@@ -350,9 +350,9 @@
   uint32_t sp_fresh = 0;
 #ifdef KS_PREFETCH
   constexpr bool ONE_PASS = (G::NWORDS * 4 + 63) / 64 == 1;
-  uint64_t r_first = (uint64_t)blockIdx.x * KS_WAVES + wv;
-  uint32_t len_n = r_first < n_reads ? seq_len[r_first] : 0;
-  uint64_t off_n = r_first < n_reads ? seq_off[r_first] : 0;
+  uint32_t r_first = blockIdx.x * KS_WAVES + wv;
+  uint32_t len_n = r_first < n_rd ? seq_len[r_first] : 0;
+  uint64_t off_n = r_first < n_rd ? seq_off[r_first] : 0;
   uint32_t pre0 = 0, pre1 = 0;
   bool pre_ok = false;
   auto prefetch = [&](uint32_t plen, uint64_t poff) {
@@ -365,19 +365,21 @@
       pre1 = q[1];
     }
   };
-  if (r_first < n_reads) prefetch(len_n, off_n);
-  uint32_t len_nn = r_first + n_waves < n_reads ? seq_len[r_first + n_waves] : 0;
-  uint64_t off_nn = r_first + n_waves < n_reads ? seq_off[r_first + n_waves] : 0;
+  if (r_first < n_rd) prefetch(len_n, off_n);
+  uint32_t len_nn = r_first + n_waves < n_rd ? seq_len[r_first + n_waves] : 0;
+  uint64_t off_nn = r_first + n_waves < n_rd ? seq_off[r_first + n_waves] : 0;
 #endif
 #ifndef KS_PREFETCH
   uint32_t len_n = 0;
   uint64_t off_n = 0;
   {
-    const uint64_t r0 = (uint64_t)blockIdx.x * KS_WAVES + wv;
-    if (r0 < n_reads) { len_n = seq_len[r0]; off_n = seq_off[r0]; }
+    const uint32_t r0 = blockIdx.x * KS_WAVES + wv;
+    if (r0 < n_rd) { len_n = seq_len[r0]; off_n = seq_off[r0]; }
   }
 #endif
-  for (uint64_t r = (uint64_t)blockIdx.x * KS_WAVES + wv; r < n_reads; r += n_waves) {
+  constexpr uint32_t KS_CT_EVERY = 4;
+  uint32_t ct_wait = 0;
+  for (uint32_t r = blockIdx.x * KS_WAVES + wv; r < n_rd; r += n_waves) {
 #ifdef KS_PREFETCH
     const uint32_t rlen = len_n;
     const uint64_t roff = off_n;
@@ -385,15 +387,15 @@
     const bool cur_ok = pre_ok;
     len_n = len_nn;
     off_n = off_nn;
-    if (r + n_waves < n_reads) prefetch(len_n, off_n); else pre_ok = false;
-    if (r + 2 * n_waves < n_reads) { len_nn = seq_len[r + 2 * n_waves]; off_nn = seq_off[r + 2 * n_waves]; }
+    if (r + n_waves < n_rd) prefetch(len_n, off_n); else pre_ok = false;
+    if (r + 2 * n_waves < n_rd) { len_nn = seq_len[r + 2 * n_waves]; off_nn = seq_off[r + 2 * n_waves]; }
 #else
     const uint32_t rlen = len_n;
     const uint64_t roff = off_n;
     {
-      const uint64_t rn = r + n_waves;
-      len_n = rn < n_reads ? seq_len[rn] : 0u;
-      off_n = rn < n_reads ? seq_off[rn] : 0ull;
+      const uint32_t rn = r + n_waves;
+      len_n = rn < n_rd ? seq_len[rn] : 0u;
+      off_n = rn < n_rd ? seq_off[rn] : 0ull;
     }
 #endif
     const uint32_t n_all = rlen >= k ? rlen - k + 1 : 0;
@@ -408,9 +410,12 @@
     const uint64_t off = roff + win0;
     const uint32_t n = len >= k ? len - k + 1 : 0;
     if (DO_COUNTS) {
-      if (!ROUTE && misc[0] > (1u << G::KCT_LOG2) / 2) ks_ct_flush<G::KCT_LOG2>(s_kk[wv], s_kc[wv], &misc[0], cnt.n_kmers, lane);
-      if (!WIN || win0 == 0)
+      if (ct_wait == 0) {
+        if (!ROUTE && misc[0] > (1u << G::KCT_LOG2) / 2) ks_ct_flush<G::KCT_LOG2>(s_kk[wv], s_kc[wv], &misc[0], cnt.n_kmers, lane);
         if (misc[1] > (1u << G::RCT_LOG2) / 2) ks_rct_flush<G::RCT_LOG2>(s_rk[wv], s_rc[wv], &misc[1], tax, cnt.n_reads, lane);
+        ct_wait = KS_CT_EVERY;
+      }
+      --ct_wait;
     }
     uint32_t v[ITEMS];
     bool amb_k[ITEMS];
@@ -433,6 +438,7 @@
 #pragma unroll
       for (int j = 0; j < ITEMS; ++j) v[j] = tk[j] < KU_ROUTE_MISS ? rin.ret[(uint64_t)kbv[j] + (tk[j] & 31u)] : 0u;
     } else if (n > 0) {
+      bool dirty = false;
 #pragma unroll
       for (uint32_t pl = lane; pl < (uint32_t)((G::NWORDS * 4 + 63) / 64) * 64; pl += 64) {
         const uint32_t b0 = 4 * pl;
@@ -455,6 +461,7 @@
           }
           ku_pack_dword(d, c8, a4);
           const uint32_t valid = len - b0;
+          dirty |= (a4 >> (valid < 4 ? 4 - valid : 0u)) != 0;
           if (valid < 4) a4 |= (1u << (4 - valid)) - 1u;
         }
         const uint32_t q4 = pl & 3u;
@@ -470,6 +477,7 @@
         }
       }
       ks_wave_sync();
+      const bool clean = !__any(dirty);
 
       const uint32_t P = n + w - 1;
       uint64_t canon[ITEMS];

--------------------------------------------------

[Task instructions] Please show each line in the records above that contains "blockIdx".

[Exercise result]
-  uint64_t r_first = (uint64_t)blockIdx.x * KS_WAVES + wv;
+  uint32_t r_first = blockIdx.x * KS_WAVES + wv;
-    const uint64_t r0 = (uint64_t)blockIdx.x * KS_WAVES + wv;
+    const uint32_t r0 = blockIdx.x * KS_WAVES + wv;
-  for (uint64_t r = (uint64_t)blockIdx.x * KS_WAVES + wv; r < n_reads; r += n_waves) {
+  for (uint32_t r = blockIdx.x * KS_WAVES + wv; r < n_rd; r += n_waves) {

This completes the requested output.